The Toyota-Hyroad arrangement addresses each layer. Hyroad holds the trucks, the software, and the maintenance network. Toyota holds the fuel supply and the fuel cell expertise. Together, they give a fleet operator a workable, integrated product without requiring the operator to build that ecosystem from scratch.
Industry analysis tracked by Decarbonfuse suggests hydrogen trucks could achieve cost parity with diesel by 2030. Current total cost of ownership runs approximately 30 percent higher than diesel, but declining renewable energy prices and improving fuel cell efficiency are narrowing that gap. The Toyota-Hyroad bundled model may further accelerate that convergence for fleet operators in regulated markets like California.
What is Hyroad Energy and how does it differ from a truck manufacturer?
Hyroad Energy is an OEM-agnostic hydrogen trucking services company based in Austin, Texas, founded in 2023. Rather than building trucks, it sources vehicles from multiple suppliers and bundles them with maintenance, fleet management software, and fuel coordination into one commercial package. This lets fleet operators adopt hydrogen without managing each element separately.
How did Hyroad acquire trucks from Nikola's bankruptcy?
In August 2025, a U.S. Bankruptcy Court for the District of Delaware approved Hyroad's winning bid of $3.85 million for Nikola's remaining hydrogen truck assets. The package included 117 Class 8 fuel cell trucks, spare parts inventory, software platforms, and intellectual property. The assets were estimated to be worth more than $114 million.
How does a hydrogen fuel cell Class 8 truck compare to a diesel semi?
A hydrogen Class 8 truck carries up to 70 kilograms of hydrogen onboard and refuels in 15 to 20 minutes, similar to a diesel fill-up in time and experience. It delivers approximately 500 miles of range per fill.
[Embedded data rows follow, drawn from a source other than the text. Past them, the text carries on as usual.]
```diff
@@ -311,6 +312,9 @@
                     self.fp32_fallbacks += 1
                 return run()
 
+    def _select_smplh_kernels(self):
+        _chk(_lib().vt_smplh_set_backward_tile(self.smpl.h, 1 if self.packed_smplh_backward else 0))
+
     def smpl_forward(self, pose, betas, trans, verts, jtr, vposed, ws, prefix=None):
         if prefix is not None:
             _chk(_lib().vt_smplh_forward_prefixed(self.smpl.h, pose.data_ptr(), betas.data_ptr(), trans.data_ptr(), pose.shape[0], prefix.data_ptr(),
@@ -368,6 +372,7 @@
 
     def _fit_smplt(self, pose, betas, trans, kpts, max_iter, iter_for_global, temporal, pinit_w, lr_global, lr_all, it_range, check_every, weights, early_stop=True):
         _require_params(pose, betas, trans)
+        self._select_smplh_kernels()
         table = dict(SMPLT_WEIGHTS); table["pinit"] = pinit_w
         if weights is not None:
             table.update({k: float(v) for k, v in weights.items() if k in table})
@@ -398,6 +403,7 @@
                        it_range, net_size, check_every, prof, early_stop=True):
         dev = pose.device
         _require_params(pose, betas, trans)
+        self._select_smplh_kernels()
         split_route = self.net.precision != "fp32" and not maps.force_fp32
         if self.use_projection and split_route:
             maps.build_projection(self.net)
```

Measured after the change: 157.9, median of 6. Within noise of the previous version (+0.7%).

The only tailpipe emission is water vapor, compared to the carbon dioxide and particulates produced by a diesel engine.
This deal is a signal, not just a transaction. Assets from a bankrupt hydrogen pioneer are now powering a commercial agreement with one of the world's most credible automakers. That's a meaningful shift in how hydrogen trucking is perceived by the freight industry.
Toyota's commitment extends beyond this agreement. The company is developing Gen 3 fuel cell stacks for North American Class 8 trucks, has secured ANSI/CSA FC 1 and FC 6 certification for its stationary fuel cell generators, and is expanding its hydrogen fueling network in California. Each piece strengthens the ecosystem that makes deployments like this one possible.
Hyroad, meanwhile, has gone from bankruptcy auction winner to named partner of Toyota Motor North America in under nine months. Its OEM-agnostic model gives it flexibility that traditional truck manufacturers don't have. As more OEMs develop hydrogen drivetrains for heavy-duty applications, Hyroad can source from the best available technology rather than being locked to a single platform.
Forty trucks in Southern California won't decarbonize freight on its own. But it builds the infrastructure, the operational data, and the commercial confidence that the next 400 trucks will require. Real vehicles on real roads, generating the kind of proof that moves an industry-wide hydrogen transition forward.